Task directions:
Return copies of the lines below that mention "AttnParams".

Material supplied:

::::

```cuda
static int fill_epilogue(GemmParams& p, const lavt_epilogue_t* e) {
  LAVT_REQUIRE(e != nullptr, "epilogue pointer is NULL");
  p.cscale = e->cscale;
  p.bias = e->bias;
  p.act = e->act;
  p.mul = static_cast<const __nv_bfloat16*>(e->mul);
  p.ldm = e->ldm;
  p.mul_act = e->mul_act;
  p.out_pre = static_cast<__nv_bfloat16*>(e->out_pre);
  p.pre_mode = e->pre_mode;
  LAVT_REQUIRE(e->pre_mode == 0 || (e->pre_mode == 1 && e->out_pre && e->act == LAVT_ACT_GELU),
// ... 95 lines not shown
}

static inline cudaStream_t S(void* s) { return static_cast<cudaStream_t>(s); }
static inline const __nv_bfloat16* CB(const void* p) { return static_cast<const __nv_bfloat16*>(p); }
static inline __nv_bfloat16* MB(void* p) { return static_cast<__nv_bfloat16*>(p); }

int lavt_layernorm_rows(const float* x, int64_t ldx, int64_t M, int32_t C, const float* gamma, const float* beta,
                        float eps, void* out_bf16, float* out_f32, void* stream) {
  LnParams p;
  std::memset(&p, 0, sizeof(p));
  p.x = x; p.ldx = ldx; p.gamma = gamma; p.beta = beta; p.out_bf16 = MB(out_bf16); p.out_f32 = out_f32;
  p.M = M; p.C = C; p.eps = eps;
  return ln_rows_dispatch(MODE_IDENTITY, p, S(stream));
}

int lavt_layernorm_window_gather(const float* x, int32_t C, const lavt_win_geom_t* geom, const float* gamma,
                                 const float* beta, float eps, void* out_bf16, void* stream) {
  LAVT_REQUIRE(geom != nullptr, "window gather: geometry is NULL");
  LnParams p;
  std::memset(&p, 0, sizeof(p));
  std::memcpy(&p.win, geom, sizeof(WinGeom));
  p.x = x; p.ldx = C; p.gamma = gamma; p.beta = beta; p.out_bf16 = MB(out_bf16);
  p.M = 1LL * geom->B * geom->nwd * geom->nwh * geom->nww * geom->N; p.C = C; p.eps = eps;
  return ln_rows_dispatch(MODE_WINDOW, p, S(stream));
}

int lavt_patch_merge_layernorm(const float* x, int32_t B, int32_t D, int32_t H, int32_t W, int32_t C,
                               const float* gamma, const float* beta, float eps, void* out_bf16, void* stream) {
  LnParams p;
  std::memset(&p, 0, sizeof(p));
// ... 424 lines not shown
```

### lavt_rs_b200/csrc/common.cuh

```cuda
#pragma once

#include <cuda.h>
#include <cuda_bf16.h>
#include <cuda_runtime.h>
#include <stdint.h>
#include <string.h>

#define LAVT_OK 0
#define LAVT_ERR_SHAPE 1
#define LAVT_ERR_CUDA 2
#define LAVT_ERR_ARCH 3

namespace lavt {

void set_last_error(const char* fmt, ...);
int check_cuda(cudaError_t e, const char* what);
#define LAVT_CUDA(call)                                   \
  do {                                                    \
    int _rc = ::lavt::check_cuda((call), #call);          \
    if (_rc != LAVT_OK) return _rc;                       \
  } while (0)
#define LAVT_LAUNCH_CHECK(name)                           \
  do {                                                    \
    int _rc = ::lavt::check_cuda(cudaGetLastError(), name); \
// ... 75 lines not shown
}

__device__ __forceinline__ uint32_t pack_bf16x2(float lo, float hi) {
  __nv_bfloat162 v = __floats2bfloat162_rn(lo, hi);
  return *reinterpret_cast<uint32_t*>(&v);
}
__device__ __forceinline__ float2 unpack_bf16x2(uint32_t u) {
  __nv_bfloat162 v = *reinterpret_cast<__nv_bfloat162*>(&u);
  return __bfloat1622float2(v);
}

__device__ __forceinline__ float gelu_erf(float x) {
  return 0.5f * x * (1.0f + erff(x * 0.70710678118654752440f));
}

__device__ __forceinline__ void mbar_init(uint64_t* bar, uint32_t count) {
  asm volatile("mbarrier.init.shared::cta.b64 [%0], %1;" ::"r"(smem_u32(bar)), "r"(count));
}
__device__ __forceinline__ void fence_mbar_init() {
  asm volatile("fence.mbarrier_init.release.cluster;" ::: "memory");
}
__device__ __forceinline__ void mbar_expect_tx(uint64_t* bar, uint32_t bytes) {
  asm volatile("mbarrier.arrive.expect_tx.shared::cta.b64 _, [%0], %1;" ::"r"(smem_u32(bar)),
               "r"(bytes)
               : "memory");
}
__device__ __forceinline__ void mbar_arrive(uint64_t* bar) {
  asm volatile("mbarrier.arrive.shared::cta.b64 _, [%0];" ::"r"(smem_u32(bar)) : "memory");
}
__device__ __forceinline__ bool mbar_try_wait(uint64_t* bar, uint32_t parity) {
// ... 250 lines not shown
```

### lavt_rs_b200/csrc/gemm_tc.cu

```cuda
#include "common.cuh"
#include "gemm_tc.cuh"

#include <cstdio>
#include <cstdlib>
#include <cstring>

namespace lavt {

constexpr int GEMM_BM = 128;
constexpr int GEMM_BK = 64;

template <int GEMM_BN, int GEMM_STAGES, int EPI_WGS, int CTA2 = 0>
struct GemmSmem {
  static constexpr int A_BYTES = GEMM_BM * GEMM_BK * 2;
  static constexpr int B_BYTES = (CTA2 ? GEMM_BN / 2 : GEMM_BN) * GEMM_BK * 2;
  static constexpr int STAGE_BYTES = A_BYTES + B_BYTES;
  static constexpr int RING_BYTES = GEMM_STAGES * STAGE_BYTES;
  static constexpr int BAR_OFF = RING_BYTES;
  static constexpr int VEC_OFF = BAR_OFF + 256;
  static constexpr int VEC_TILE_BYTES = EPI_WGS * 2 * GEMM_BN * 4;
  static constexpr int TOTAL = VEC_OFF + VEC_TILE_BYTES + 1024 ;
  static constexpr int THREADS = 128 + 128 * EPI_WGS;
  static constexpr int MIN_CTAS = (EPI_WGS == 1) ? 2 : 1;
  static constexpr int ACC = (MIN_CTAS == 2) ? 2 : 512 / GEMM_BN;
};

__device__ __forceinline__ float ex2_approx(float x) {
  float y;
  asm("ex2.approx.ftz.f32 %0, %1;" : "=f"(y) : "f"(x));
  return y;
}
__device__ __forceinline__ float rcp_approx(float x) {
  float y;
  asm("rcp.approx.ftz.f32 %0, %1;" : "=f"(y) : "f"(x));
  return y;
}
__device__ __forceinline__ uint64_t pk2(float lo, float hi) {
  uint64_t r;
  asm("mov.b64 %0, {%1, %2};" : "=l"(r) : "f"(lo), "f"(hi));
  return r;
}
__device__ __forceinline__ void upk2(uint64_t v, float& lo, float& hi) { asm("mov.b64 {%0, %1}, %2;" : "=f"(lo), "=f"(hi) : "l"(v)); }
__device__ __forceinline__ uint64_t fma2(uint64_t a, uint64_t b, uint64_t c) {
  uint64_t r;
  asm("fma.rn.f32x2 %0, %1, %2, %3;" : "=l"(r) : "l"(a), "l"(b), "l"(c));
  return r;
}
__device__ __forceinline__ uint64_t mul2(uint64_t a, uint64_t b) {
  uint64_t r;
  asm("mul.rn.f32x2 %0, %1, %2;" : "=l"(r) : "l"(a), "l"(b));
  return r;
}
__device__ __forceinline__ void gelu_erf2(float& x0, float& x1) {
  const uint64_t x = pk2(x0, x1);
  float z0, z1;
  upk2(mul2(x, pk2(0.70710678118654752f, 0.70710678118654752f)), z0, z1);
  z0 = fminf(fmaxf(z0, -3.0f), 3.0f);
  z1 = fminf(fmaxf(z1, -3.0f), 3.0f);
  const uint64_t z = pk2(z0, z1);
  const uint64_t t = mul2(z, z);
  constexpr float K = 1.0000220904f;
  uint64_t p = pk2(4.0742095563e-08f * K, 4.0742095563e-08f * K);
  p = fma2(p, t, pk2(-1.9448222676e-06f * K, -1.9448222676e-06f * K));
  p = fma2(p, t, pk2(4.1060515983e-05f * K, 4.1060515983e-05f * K));
  p = fma2(p, t, pk2(-5.1103678896e-04f * K, -5.1103678896e-04f * K));
  p = fma2(p, t, pk2(4.2354270142e-03f * K, 4.2354270142e-03f * K));
  p = fma2(p, t, pk2(-2.5102860078e-02f * K, -2.5102860078e-02f * K));
  p = fma2(p, t, pk2(1.1107933337e-01f * K, 1.1107933337e-01f * K));
  p = fma2(p, t, pk2(-3.7531487405e-01f * K, -3.7531487405e-01f * K));
  p = fma2(p, t, pk2(1.1282684285e+00f * K, 1.1282684285e+00f * K));
  const uint64_t e = mul2(z, p);
  const uint64_t hx = mul2(x, pk2(0.5f, 0.5f));
  upk2(fma2(hx, e, hx), x0, x1);
}
__device__ __forceinline__ void gelu_both2(float& x0, float& x1, float& d0, float& d1) {
  const uint64_t x = pk2(x0, x1);
  float z0, z1;
  upk2(mul2(x, pk2(0.70710678118654752f, 0.70710678118654752f)), z0, z1);
  const uint64_t zz = pk2(z0, z1);
  float q0, q1;
  upk2(mul2(zz, zz), q0, q1);
  const float e0 = ex2_approx(-1.4426950408889634f * q0), e1 = ex2_approx(-1.4426950408889634f * q1);
  z0 = fminf(fmaxf(z0, -3.0f), 3.0f);
  z1 = fminf(fmaxf(z1, -3.0f), 3.0f);
  const uint64_t z = pk2(z0, z1);
  const uint64_t t = mul2(z, z);
  constexpr float K = 1.0000220904f;
  uint64_t p = pk2(4.0742095563e-08f * K, 4.0742095563e-08f * K);
// ... 4 lines not shown
  p = fma2(p, t, pk2(-2.5102860078e-02f * K, -2.5102860078e-02f * K));
  p = fma2(p, t, pk2(1.1107933337e-01f * K, 1.1107933337e-01f * K));
  p = fma2(p, t, pk2(-3.7531487405e-01f * K, -3.7531487405e-01f * K));
  p = fma2(p, t, pk2(1.1282684285e+00f * K, 1.1282684285e+00f * K));
  const uint64_t Phi = fma2(mul2(z, p), pk2(0.5f, 0.5f), pk2(0.5f, 0.5f));
  const uint64_t xs = mul2(x, pk2(0.3989422804014327f, 0.3989422804014327f));
  upk2(fma2(xs, pk2(e0, e1), Phi), d0, d1);
  upk2(mul2(x, Phi), x0, x1);
}
__device__ __forceinline__ void gelu_grad2(float& x0, float& x1) {
  float d0, d1;
  gelu_both2(x0, x1, d0, d1);
  x0 = d0;
  x1 = d1;
}
__device__ __forceinline__ void ldg_v8(uint32_t* r, const void* p) {
  asm volatile("ld.global.v8.b32 {%0, %1, %2, %3, %4, %5, %6, %7}, [%8];"
               : "=r"(r[0]), "=r"(r[1]), "=r"(r[2]), "=r"(r[3]), "=r"(r[4]), "=r"(r[5]), "=r"(r[6]), "=r"(r[7])
               : "l"(p));
}
__device__ __forceinline__ void stg_v8(void* p, const uint32_t* r) {
  asm volatile("st.global.v8.b32 [%0], {%1, %2, %3, %4, %5, %6, %7, %8};" ::"l"(p), "r"(r[0]), "r"(r[1]), "r"(r[2]),
               "r"(r[3]), "r"(r[4]), "r"(r[5]), "r"(r[6]), "r"(r[7])
               : "memory");
}
__device__ __forceinline__ float tanh_fast(float x) {
  const float e = ex2_approx(x * 2.8853900817779268f);
  return fmaf(-2.0f, rcp_approx(e + 1.0f), 1.0f);
}

template <int GEMM_BN, int GEMM_STAGES, int EPI_WGS, int CTA2 = 0, int SIMPLE = 0>
__global__ void __launch_bounds__(GemmSmem<GEMM_BN, GEMM_STAGES, EPI_WGS, CTA2>::THREADS, GemmSmem<GEMM_BN, GEMM_STAGES, EPI_WGS, CTA2>::MIN_CTAS)
gemm_bf16_tc_kernel(const __grid_constant__ CUtensorMap tmA, const __grid_constant__ CUtensorMap tmB,
                    const GemmParams p, const int m_tiles, const int vec_all, long long* const trace_buf) {
  using L = GemmSmem<GEMM_BN, GEMM_STAGES, EPI_WGS, CTA2>;
  const int crank = CTA2 ? static_cast<int>(cluster_ctarank()) : 0;
  const int wid0 = CTA2 ? static_cast<int>(blockIdx.x >> 1) : static_cast<int>(blockIdx.x);
  const int wstep = CTA2 ? static_cast<int>(gridDim.x >> 1) : static_cast<int>(gridDim.x);
  extern __shared__ uint8_t smem_raw[];
  uint8_t* smem = smem_raw + ((1024u - (smem_u32(smem_raw) & 1023u)) & 1023u);
// ... 576 lines not shown
```

### lavt_rs_b200/csrc/kernels.cuh

```cuda
#pragma once
#include "common.cuh"
#include "geom.cuh"

namespace lavt {

enum { MODE_IDENTITY = 0, MODE_WINDOW = 1, MODE_MERGE = 2 };

struct LnParams {
  const float* x;
  long long ldx;
  const float* gamma;
  const float* beta;
  __nv_bfloat16* out_bf16;
  float* out_f32;
  long long M;
  int C;
  float eps;
  WinGeom win;
  int mB, mD, mH, mW;
};
int ln_rows_dispatch(int mode, const LnParams& p, cudaStream_t st);
int im2col_patch4_dispatch(const float* x, long long sB, long long sC, long long sT, __nv_bfloat16* out, int B, int T, int H,
                           int W, cudaStream_t st);
long long colstats_workspace_floats(int B, long long n, int C);
int colstats_dispatch(const float* x, float* stats, float* workspace, int B, long long n, int C, float eps, cudaStream_t st);
int instnorm_sum2_dispatch(const float* a, const float* sa, const float* b, const float* sb, float* out, int B, long long n,
                           int C, cudaStream_t st);
int pwam_mul_dispatch(const __nv_bfloat16* vis, const float* lang, const float* stats, __nv_bfloat16* out, int B,
                      long long n, int C, cudaStream_t st);

struct AttnParams {
  const __nv_bfloat16* qkv;
  const float* table_t;
  __nv_bfloat16* out;
  int C, nH, L;
  WinGeom win;
  float* lse;
};
int window_attn_dispatch(const AttnParams& p, cudaStream_t st);
int attn_impl_setting(int set);
enum class AttnKernel { TC3, TC2, MMA };
AttnKernel window_attn_choose(const AttnParams& p);
bool window_attn_tc2_supported(const AttnParams& p);
int window_attn_tc2_dispatch(const AttnParams& p, cudaStream_t st);
// ... 104 lines not shown
```

### lavt_rs_b200/engine.py

```python
from __future__ import annotations

from typing import Dict, Optional, Sequence, Tuple
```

::::

Task answer:
struct AttnParams {
int window_attn_dispatch(const AttnParams& p, cudaStream_t st);
AttnKernel window_attn_choose(const AttnParams& p);
bool window_attn_tc2_supported(const AttnParams& p);
int window_attn_tc2_dispatch(const AttnParams& p, cudaStream_t st);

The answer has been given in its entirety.